On page 15 we finally reach the innards of the magazine, Miscellaneous Ramblings by John R. Bond, the place where Bond provided various tidbits of news, voiced his opinion, and generally pontificated on the automotive world as he saw it. It was required reading among those in my group. True, as we were in our late-teens we didn't quite understand some of the nuances that Bond often included in his observations, but the name was warranted - the man rambled all over the place on miscellaneous subjects. In this issue the formation of the Kissel Klub for Kissel owners is announced, the secretary being E.E. Husting at 39 Pinckney St., Boston, 14, Mass. Then, in a section entitled "Back to Indy," Bond discusses the recent announcement that Studebaker was returning to Indianapolis with three cars, all of them using the Ferguson four-wheel drive system. Bond gives us a quick overview of the FWD efforts at Indianapolis along with those of Studebaker, including its five car teams of 1932 and 1933.

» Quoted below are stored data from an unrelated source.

static int nce_launch_bwd(NceArgs &a, const NceLayout &l, float *dz, hipStream_t st, NceSide **late = nullptr)
{
    const long n = (long)l.b * l.W * l.Nneg;
    const int rows = l.b * l.T;
    a.vbuf = l.vbuf;
    a.ds_buf = l.ds_buf;
    ProfScope prof(PROF_NCE_BWD, st);
    NceSide *side = nullptr;
    CPC_TRY(nce_side(&side, st));
    CPC_CHECK_HIP(hipEventRecord(side->fork, st));
    CPC_CHECK_HIP(hipStreamWaitEvent(side->stream, side->fork, 0));
    const unsigned blocks = (unsigned)std::min<long>(cdiv(n, 256), 4096);
    CPC_CHECK_HIP(hipMemsetAsync(l.counts, 0, sizeof(int) * (size_t)rows, side->stream));
    hipLaunchKernelGGL(nce_hist_kernel, dim3(blocks), dim3(256), 0, side->stream, a.ext, n, l.counts);
    hipLaunchKernelGGL(nce_scan_kernel, dim3(1), dim3(1024), 0, side->stream, l.counts, rows, l.offsets);
    CPC_CHECK_HIP(hipMemsetAsync(l.counts, 0, sizeof(int) * (size_t)rows, side->stream));
    hipLaunchKernelGGL(nce_fill_kernel, dim3(blocks), dim3(256), 0, side->stream, a.ext, n, l.offsets, l.counts, l.entries);
    hipLaunchKernelGGL(nce_sort_kernel, dim3((unsigned)cdiv(rows, 4)), dim3(256), 0, side->stream, l.offsets, l.entries, rows);
    CPC_CHECK_LAUNCH("infonce reference lists");
    CPC_CHECK_HIP(hipEventRecord(side->join, side->stream));
    int status = CPC_OK;
    const bool fused = (l.Henc == 256 || l.Henc == 512) && a.perm != nullptr && l.lw <= 320 &&
                       l.Nneg % 16 == 0 && (size_t)l.K * (l.Nneg + 1) <= (size_t)(l.Henc / 128) * 16 * NCE_SROW;
    if (fused) {
        const unsigned grid = (unsigned)(l.b * a.p_rows);
#define NCE_FUSED(HH, NKK)                                                                                                  \
    {                                                                                                                       \
        status = allow_lds(infonce_bwd_fused_kernel<HH, NKK>, l.lds_bwd_fused);                                             \
        if (status == CPC_OK) hipLaunchKernelGGL((infonce_bwd_fused_kernel<HH, NKK>), dim3(grid), dim3(HH / 2), l.lds_bwd_fused, st, a); \
    }
        const int nkk = (l.K + 3) / 4;
        if (l.Henc == 256) {
            if (nkk == 1) NCE_FUSED(256, 1) else if (nkk == 2) NCE_FUSED(256, 2) else if (nkk == 3) NCE_FUSED(256, 3) else NCE_FUSED(256, 4)
        } else {
            if (nkk == 1) NCE_FUSED(512, 1) else if (nkk == 2) NCE_FUSED(512, 2) else if (nkk == 3) NCE_FUSED(512, 3) else NCE_FUSED(512, 4)
        }
#undef NCE_FUSED
    } else {
        NCE_DISPATCH(l.Henc, {
// ... 1 lines not shown
            if (status == CPC_OK) hipLaunchKernelGGL(infonce_bwd_kernel<HH>, dim3((unsigned)(l.b * a.p_rows)), dim3(64), l.lds_bwd, st, a);
        });
    }
    CPC_TRY(status);
    CPC_CHECK_LAUNCH("infonce_bwd_kernel");
    if (!fused) {
        NCE_DISPATCH(l.Henc, hipLaunchKernelGGL(infonce_dz_store_kernel<HH>, dim3((unsigned)(l.b * l.W)), dim3(64), l.lds_bwd, st, a));
        CPC_CHECK_LAUNCH("infonce_dz_store_kernel");
    }
    if (late != nullptr) {
        *late = side;
        side->late_fused = fused;
        return CPC_OK;
    }
    CPC_CHECK_HIP(hipStreamWaitEvent(st, side->join, 0));
    CPC_TRY(nce_launch_gather(l, dz, fused, st));
    return CPC_OK;
}

static int infonce_forward(const float *c, const float *z, const float *wpred, const int32_t *ext, const float *weights,
                           float *losses, float *acc, void *saved, void *scratch, int b, int T, int K, int Har, int Henc,
                           int Nneg, hipStream_t st, int c_frames = 0)
{
    NceLayout l;
    CPC_TRY(nce_layout(l, b, T, K, Har, Henc, Nneg, saved, scratch));
    if (c_frames != 0) {
        CPC_REQUIRE(c_frames == T || c_frames == l.W, "infonce: the context holds %d frames per window (expected %d or %d)", c_frames, T, l.W);
        l.Pr = c_frames;
    }
    RowMap none{};
    CPC_TRY(gemm_nt(c, Har, wpred, Har, l.P, (long)K * Henc, nullptr, (long)b * l.Pr, K * Henc, Har, none, st));
    CPC_TRY(nce_sort_negatives(l, ext, st));
    NceArgs a{};
    nce_common(a, l, z, ext, weights);
    for (int k = 0; k < K; ++k) a.Pk[k] = l.P + (size_t)k * Henc;
    a.p_stride = (long)K * Henc; a.p_rows = l.Pr;
    a.p_packed = (size_t)b * T * K * Henc * sizeof(float) < (1ull << 32) ? 1 : 0;
    return nce_launch_fwd(a, l, losses, acc, st);
}

static int infonce_backward(const float *c, const float *z, const float *wpred, const int32_t *ext, const float *weights,
                            const float *dlosses, void *saved, void *scratch, float *dc, float *dz, float *dwpred, int b, int T,
                            int K, int Har, int Henc, int Nneg, hipStream_t st, bool defer, int c_frames = 0)
{
    NceLayout l;
    CPC_TRY(nce_layout(l, b, T, K, Har, Henc, Nneg, saved, scratch));
    if (c_frames != 0) {
        CPC_REQUIRE(c_frames == T || c_frames == l.W, "infonce: the context holds %d frames per window (expected %d or %d)", c_frames, T, l.W);
        l.Pr = c_frames;
    }
    NceArgs a{};
    nce_common(a, l, z, ext, weights);
    for (int k = 0; k < K; ++k) { a.Pk[k] = l.P + (size_t)k * Henc; a.dPk[k] = l.dP + (size_t)k * Henc; }
    a.p_stride = (long)K * Henc; a.p_rows = l.Pr;
    a.dloss = dlosses;
    NceSide *late = nullptr;
    CPC_TRY(nce_launch_bwd(a, l, dz, st, defer ? &late : nullptr));
    CPC_TRY(transpose2d(wpred, l.wt, K * Henc, Har, st));
    RowMap none{};
    none.splitk_scratch = l.tn; none.splitk_bytes = l.tn_bytes;
    CPC_TRY(gemm_nt(l.dP, (long)K * Henc, l.wt, (long)K * Henc, dc, Har, nullptr, (long)b * l.Pr, Har, K * Henc, none, st));
    if (late != nullptr) {
        late->l = l; late->dz = dz; late->dwpred = dwpred; late->c = c;
        late->started = false; late->marked = false;
        late->pending.store(true);
    } else {
        CPC_TRY(gemm_tn(l.dP, (long)K * Henc, c, Har, dwpred, Har, K * Henc, Har, (long)b * l.Pr, l.tn, l.tn_bytes, 0, 0, st));
    }
    return CPC_OK;
}
// ... 4 lines not shown
    CPC_TRY(nce_side(&side, st));
    if (!side->pending.load() || side->started || side->marked) return CPC_OK;
    CPC_CHECK_HIP(hipEventRecord(side->mid, st));
    side->marked = true;
    return CPC_OK;
}

int infonce_deferred_start(hipStream_t st)
{
    NceSide *side = nullptr;
    CPC_TRY(nce_side(&side, st));
    if (!side->pending.load() || side->started) return CPC_OK;
    const NceLayout &l = side->l;
    CPC_TRY(infonce_deferred_mark(st));
    CPC_CHECK_HIP(hipStreamWaitEvent(side->stream, side->mid, 0));
    CPC_TRY(nce_launch_gather(l, side->dz, side->late_fused, side->stream));
    CPC_TRY(gemm_tn(l.dP, (long)l.K * l.Henc, side->c, l.Har, side->dwpred, l.Har, l.K * l.Henc, l.Har, (long)l.b * l.Pr, l.tn_late, l.tn_bytes, 0,
                    0, side->stream));
    CPC_CHECK_HIP(hipEventRecord(side->late, side->stream));
    side->started = true;
    return CPC_OK;
}

int side_tail_begin(hipStream_t st, hipStream_t *side_stream)
{
    NceSide *side = nullptr;
    CPC_TRY(nce_side(&side, st));
    CPC_CHECK_HIP(hipEventRecord(side->tail_fork, st));
    CPC_CHECK_HIP(hipStreamWaitEvent(side->stream, side->tail_fork, 0));
    *side_stream = side->stream;
    return CPC_OK;
// ... 41 lines not shown
    if (side->pending.load()) {
        CPC_TRY(infonce_deferred_start(st));
        {
            ProfScope held(PROF_SIDE_WAIT, st);
            CPC_CHECK_HIP(hipStreamWaitEvent(st, side->late, 0));
        }
        side->pending.store(false);
    }
    return CPC_OK;
}

static int infonce_forward_pred(const float *const *pred, const float *z, const int32_t *ext, const float *weights, float *losses,
                                float *acc, void *saved, void *scratch, int b, int T, int K, int Henc, int Nneg, hipStream_t st)
{
    NceLayout l;
    CPC_TRY(nce_layout(l, b, T, K, Henc, Henc, Nneg, saved, scratch));
    CPC_TRY(nce_sort_negatives(l, ext, st));
    NceArgs a{};
    nce_common(a, l, z, ext, weights);
    for (int k = 0; k < K; ++k) a.Pk[k] = pred[k];
    a.p_stride = Henc; a.p_rows = l.W;
    return nce_launch_fwd(a, l, losses, acc, st);
}

static int infonce_backward_pred(const float *const *pred, const float *z, const int32_t *ext, const float *weights,
                                 const float *dlosses, void *saved, void *scratch, float *const *dpred, float *dz, int b, int T, int K,
                                 int Henc, int Nneg, hipStream_t st)
{
    NceLayout l;
    CPC_TRY(nce_layout(l, b, T, K, Henc, Henc, Nneg, saved, scratch));
    NceArgs a{};
    nce_common(a, l, z, ext, weights);
    for (int k = 0; k < K; ++k) { a.Pk[k] = pred[k]; a.dPk[k] = dpred[k]; }
    a.p_stride = Henc; a.p_rows = l.W;
    a.dloss = dlosses;
    return nce_launch_bwd(a, l, dz, st);
}

}

extern "C" int cpc_negidx_expand(const uint32_t *raw, int32_t *ext_idx, int batch, int seq_len, int window, int n_neg,
                                 cpc_stream_t stream)
{
    CPC_REQUIRE(raw != nullptr && ext_idx != nullptr && batch >= 1 && seq_len >= 2 && window >= 1 && window <= seq_len && n_neg >= 1 &&
                    (long long)batch * seq_len <= 2147483647LL,
                "cpc_negidx_expand: bad arguments (batch=%d seq_len=%d window=%d n_neg=%d)", batch, seq_len, window, n_neg);
    const long n = (long)batch * n_neg * window;
    hipLaunchKernelGGL(cpc::negidx_expand_kernel, dim3((unsigned)std::min<long>(cpc::cdiv(n, 256), 2048)), dim3(256), 0,
                       static_cast<hipStream_t>(stream), raw, ext_idx, batch, seq_len, window, n_neg);
    CPC_CHECK_LAUNCH("negidx_expand_kernel");
    return CPC_OK;
}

Finally, it is page 18 and we are finally given a story, that of the "50e Salon de L'Automobile de Paris 1898 - 1963," story and photos by Henry Manney III. It would be untruth to say that I paid much attention to the article a the time. Car shows were never much of my cuppa tea. At the time, the only item which caught my attention was the new Ferrari Pininfarina effort, the 250-LM. As Our Man Manney writes, "Ferrari, at least, hasn't waited for the Italian show. Casting a sidewise look over his shoulder at the silver ATS coupe (a competition one is coming), he got Pininfarina to clap a dishcover body on the 250-P Le Mans winner and ecco! A 250-LM for Le Mans. This is to replace the normally disposed GTO of sainted memory and will cause all sorts of opprompling in the higher-class used car lots all over the country." Naturally, our teachers and everyone else we came in contact with were introduced to the word "opprompling" at the first opportunity. Otherwise, we gawked at the Corvette that Pininfarina did one of its styling exercises upon and find that the Sting Ray really did look better without the split rear window.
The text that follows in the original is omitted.